> _Extracted records_

=== Section Start ===

# martinhoT/Footsies-Gym

Hardware: AMD Instinct MI355X
Metric: env-steps/sec (whole node) at 65 536 envs; bit-exact vs Unity ref (higher is better)
Workload: dtype int32+f32 (reward f64); 1 GPU; C3: 65536 arenas/GPU, self-play random actions, P2 external, auto-reset same-step; envs_per_gpu=65536, global_envs=65536, mode=fused, ticks_per_launch=1000, trajectory=packed records (fs_step_n_packed), parallelism=arena-shard x1, action_rows=2665, action_rows_needed=2665, action_rows_repeat=False

## Files before the change

footsies_gym_amd/csrc/fs_kernels.hip:

```cpp
#include <hip/hip_runtime.h>

#include <cstdio>

#include "fs_internal.h"
#include "fs_tables.h"
#include "fs_policy.h"

#pragma clang fp contract(off)

namespace fsk {

constexpr int NONE = 31;
constexpr uint32_t IN_LEFT = 1, IN_RIGHT = 2, IN_ATTACK = 4;

__shared__ Tables sT;
__shared__ ParserTable sParser;

constexpr int kBlock = 256;

template <bool G>
__device__ __forceinline__ const Tables& tabs() {
  if constexpr (G) return kTables;
  else return sT;
}
constexpr int kTabLds = 0, kTabGlobal = 1;


typedef float F2 __attribute__((ext_vector_type(2)));
__device__ __forceinline__ F2 splat(float v) { return F2{v, v}; }

struct Fighter {
  float x;
  uint32_t hist;
  int act, frame, stun, vital, guard, hits, buf, rsv, hold;
  uint32_t in_back, prox, won;
  int rec;
  float px, ux0, ux1, hx0, hx1;
  float pw, phw;
  uint32_t flip;
  float y;
  float py, uy0, uy1, hy0, hy1;
};

constexpr uint32_t kHdrRecCountMask = 0x7fff;
constexpr int kHdrRec1 = 15, kHdrRec2 = 18, kHdrAct1 = 21, kHdrAct2 = 24;
constexpr int kHdrPending = 27, kHdrHasTerm = 28, kHdrP2Bot = 29;
struct Header {
  uint32_t rec_count;
  uint32_t rec[2], act[2];
  uint32_t pending, has_term;
  uint32_t p2bot;
};
__device__ __forceinline__ Header unpack_header(uint32_t h) {
  return Header{h & kHdrRecCountMask, {(h >> kHdrRec1) & 7, (h >> kHdrRec2) & 7},
                {(h >> kHdrAct1) & 7, (h >> kHdrAct2) & 7}, (h >> kHdrPending) & 1, (h >> kHdrHasTerm) & 1,
                (h >> kHdrP2Bot) & 1};
}
__device__ __forceinline__ uint32_t pack_header(const Header& H) {
  return H.rec_count | (H.rec[0] << kHdrRec1) | (H.rec[1] << kHdrRec2) | (H.act[0] << kHdrAct1) |
         (H.act[1] << kHdrAct2) | (H.pending << kHdrPending) | (H.has_term << kHdrHasTerm) | (H.p2bot << kHdrP2Bot);
}

struct Arena {
  Fighter f0, f1;
  int frame_count;
  Header h;
  double cum;
  uint4 rng;
  uint2 bw[2];
// ... 93 lines not shown
  x &= 0x55555555u;
  x = (x | (x >> 1)) & 0x33333333u;
  x = (x | (x >> 2)) & 0x0F0F0F0Fu;
  x = (x | (x >> 4)) & 0x00FF00FFu;
  x = (x | (x >> 8)) & 0x0000FFFFu;
  return x;
}
__device__ __forceinline__ uint32_t spread_even(uint32_t x) {
  x &= 0x0000FFFFu;
  x = (x | (x << 8)) & 0x00FF00FFu;
  x = (x | (x << 4)) & 0x0F0F0F0Fu;
  x = (x | (x << 2)) & 0x33333333u;
  x = (x | (x << 1)) & 0x55555555u;
  return x;
}
__device__ __forceinline__ uint32_t split_hist(uint32_t raw, int k) {
  const uint32_t rel = k == 0 ? raw : (((raw & 0x55555555u) << 1) | ((raw >> 1) & 0x55555555u));
  return compact_even(rel) | (compact_even(rel >> 1) << 16);
}
__device__ __forceinline__ uint32_t raw_hist(uint32_t h, int k) {
  const uint32_t b = spread_even(h), f = spread_even(h >> 16);
  return k == 0 ? (b | (f << 1)) : (f | (b << 1));
}

constexpr uint32_t kRelLut0 = 0xE4E4u, kRelLut1 = 0xD8D8u;

__device__ __forceinline__ InputEval update_input(Fighter& f, uint32_t in, uint32_t rlut) {
  const uint32_t old_hist = f.hist;
  const int old_hold = f.hold;
  const uint32_t r0 = __builtin_amdgcn_ubfe(rlut, in << 1, 2);
  f.hist = ((old_hist << 1) & 0xFFFEFFFEu) | (r0 & 1) | ((r0 & 2) << 15);
  f.hold = (in & IN_ATTACK) ? min(old_hold + 1, 63) : 0;
  InputEval e;
  e.held = r0;
  const uint32_t atk_now = (in >> 2) & 1u;
  const uint32_t held_long = ((uint32_t)(old_hold - (kSpecialHoldFrame - 1)) >> 31) ^ 1u;
  const uint32_t was_up = (uint32_t)(old_hold - 1) >> 31;
  e.atk = (held_long & ~atk_now & 1u) | ((atk_now & was_up) << 1);
  const uint32_t B = old_hist & 0xFFFFu, F = old_hist >> 16, E = B | F;
  const uint32_t win = (1u << (kDashAllowFrame - 1)) - 1u;
  const uint32_t j = (uint32_t)__builtin_ctz((E & win) | (1u << (kDashAllowFrame - 1)));
  const uint32_t neutral = min((~E >> (j + 1)) & win, 1u);
  const uint32_t isF = ((F & win) >> j) & 1u, isB = ((B & win) >> j) & 1u;
  const uint32_t fd = isF & ~isB & neutral & (r0 >> 1) & ~F;
  const uint32_t bd = isB & ~isF & neutral & r0 & ~B;
  e.dash = (fd & 1u) | ((bd & 1u) << 1);
  return e;
}
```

=== Section End ===

> _Your objective_
Exact repetition of every record is required.

> _Result of the task_
# martinhoT/Footsies-Gym

Hardware: AMD Instinct MI355X
Metric: env-steps/sec (whole node) at 65 536 envs; bit-exact vs Unity ref (higher is better)
Workload: dtype int32+f32 (reward f64); 1 GPU; C3: 65536 arenas/GPU, self-play random actions, P2 external, auto-reset same-step; envs_per_gpu=65536, global_envs=65536, mode=fused, ticks_per_launch=1000, trajectory=packed records (fs_step_n_packed), parallelism=arena-shard x1, action_rows=2665, action_rows_needed=2665, action_rows_repeat=False

## Files before the change

footsies_gym_amd/csrc/fs_kernels.hip:

```cpp
#include <hip/hip_runtime.h>

#include <cstdio>

#include "fs_internal.h"
#include "fs_tables.h"
#include "fs_policy.h"

#pragma clang fp contract(off)

namespace fsk {

constexpr int NONE = 31;
constexpr uint32_t IN_LEFT = 1, IN_RIGHT = 2, IN_ATTACK = 4;

__shared__ Tables sT;
__shared__ ParserTable sParser;

constexpr int kBlock = 256;

template <bool G>
__device__ __forceinline__ const Tables& tabs() {
  if constexpr (G) return kTables;
  else return sT;
}
constexpr int kTabLds = 0, kTabGlobal = 1;


typedef float F2 __attribute__((ext_vector_type(2)));
__device__ __forceinline__ F2 splat(float v) { return F2{v, v}; }

struct Fighter {
  float x;
  uint32_t hist;
  int act, frame, stun, vital, guard, hits, buf, rsv, hold;
  uint32_t in_back, prox, won;
  int rec;
  float px, ux0, ux1, hx0, hx1;
  float pw, phw;
  uint32_t flip;
  float y;
  float py, uy0, uy1, hy0, hy1;
};

constexpr uint32_t kHdrRecCountMask = 0x7fff;
constexpr int kHdrRec1 = 15, kHdrRec2 = 18, kHdrAct1 = 21, kHdrAct2 = 24;
constexpr int kHdrPending = 27, kHdrHasTerm = 28, kHdrP2Bot = 29;
struct Header {
  uint32_t rec_count;
  uint32_t rec[2], act[2];
  uint32_t pending, has_term;
  uint32_t p2bot;
};
__device__ __forceinline__ Header unpack_header(uint32_t h) {
  return Header{h & kHdrRecCountMask, {(h >> kHdrRec1) & 7, (h >> kHdrRec2) & 7},
                {(h >> kHdrAct1) & 7, (h >> kHdrAct2) & 7}, (h >> kHdrPending) & 1, (h >> kHdrHasTerm) & 1,
                (h >> kHdrP2Bot) & 1};
}
__device__ __forceinline__ uint32_t pack_header(const Header& H) {
  return H.rec_count | (H.rec[0] << kHdrRec1) | (H.rec[1] << kHdrRec2) | (H.act[0] << kHdrAct1) |
         (H.act[1] << kHdrAct2) | (H.pending << kHdrPending) | (H.has_term << kHdrHasTerm) | (H.p2bot << kHdrP2Bot);
}

struct Arena {
  Fighter f0, f1;
  int frame_count;
  Header h;
  double cum;
  uint4 rng;
  uint2 bw[2];
// ... 93 lines not shown
  x &= 0x55555555u;
  x = (x | (x >> 1)) & 0x33333333u;
  x = (x | (x >> 2)) & 0x0F0F0F0Fu;
  x = (x | (x >> 4)) & 0x00FF00FFu;
  x = (x | (x >> 8)) & 0x0000FFFFu;
  return x;
}
__device__ __forceinline__ uint32_t spread_even(uint32_t x) {
  x &= 0x0000FFFFu;
  x = (x | (x << 8)) & 0x00FF00FFu;
  x = (x | (x << 4)) & 0x0F0F0F0Fu;
  x = (x | (x << 2)) & 0x33333333u;
  x = (x | (x << 1)) & 0x55555555u;
  return x;
}
__device__ __forceinline__ uint32_t split_hist(uint32_t raw, int k) {
  const uint32_t rel = k == 0 ? raw : (((raw & 0x55555555u) << 1) | ((raw >> 1) & 0x55555555u));
  return compact_even(rel) | (compact_even(rel >> 1) << 16);
}
__device__ __forceinline__ uint32_t raw_hist(uint32_t h, int k) {
  const uint32_t b = spread_even(h), f = spread_even(h >> 16);
  return k == 0 ? (b | (f << 1)) : (f | (b << 1));
}

constexpr uint32_t kRelLut0 = 0xE4E4u, kRelLut1 = 0xD8D8u;

__device__ __forceinline__ InputEval update_input(Fighter& f, uint32_t in, uint32_t rlut) {
  const uint32_t old_hist = f.hist;
  const int old_hold = f.hold;
  const uint32_t r0 = __builtin_amdgcn_ubfe(rlut, in << 1, 2);
  f.hist = ((old_hist << 1) & 0xFFFEFFFEu) | (r0 & 1) | ((r0 & 2) << 15);
  f.hold = (in & IN_ATTACK) ? min(old_hold + 1, 63) : 0;
  InputEval e;
  e.held = r0;
  const uint32_t atk_now = (in >> 2) & 1u;
  const uint32_t held_long = ((uint32_t)(old_hold - (kSpecialHoldFrame - 1)) >> 31) ^ 1u;
  const uint32_t was_up = (uint32_t)(old_hold - 1) >> 31;
  e.atk = (held_long & ~atk_now & 1u) | ((atk_now & was_up) << 1);
  const uint32_t B = old_hist & 0xFFFFu, F = old_hist >> 16, E = B | F;
  const uint32_t win = (1u << (kDashAllowFrame - 1)) - 1u;
  const uint32_t j = (uint32_t)__builtin_ctz((E & win) | (1u << (kDashAllowFrame - 1)));
  const uint32_t neutral = min((~E >> (j + 1)) & win, 1u);
  const uint32_t isF = ((F & win) >> j) & 1u, isB = ((B & win) >> j) & 1u;
  const uint32_t fd = isF & ~isB & neutral & (r0 >> 1) & ~F;
  const uint32_t bd = isB & ~isF & neutral & r0 & ~B;
  e.dash = (fd & 1u) | ((bd & 1u) << 1);
  return e;
}
```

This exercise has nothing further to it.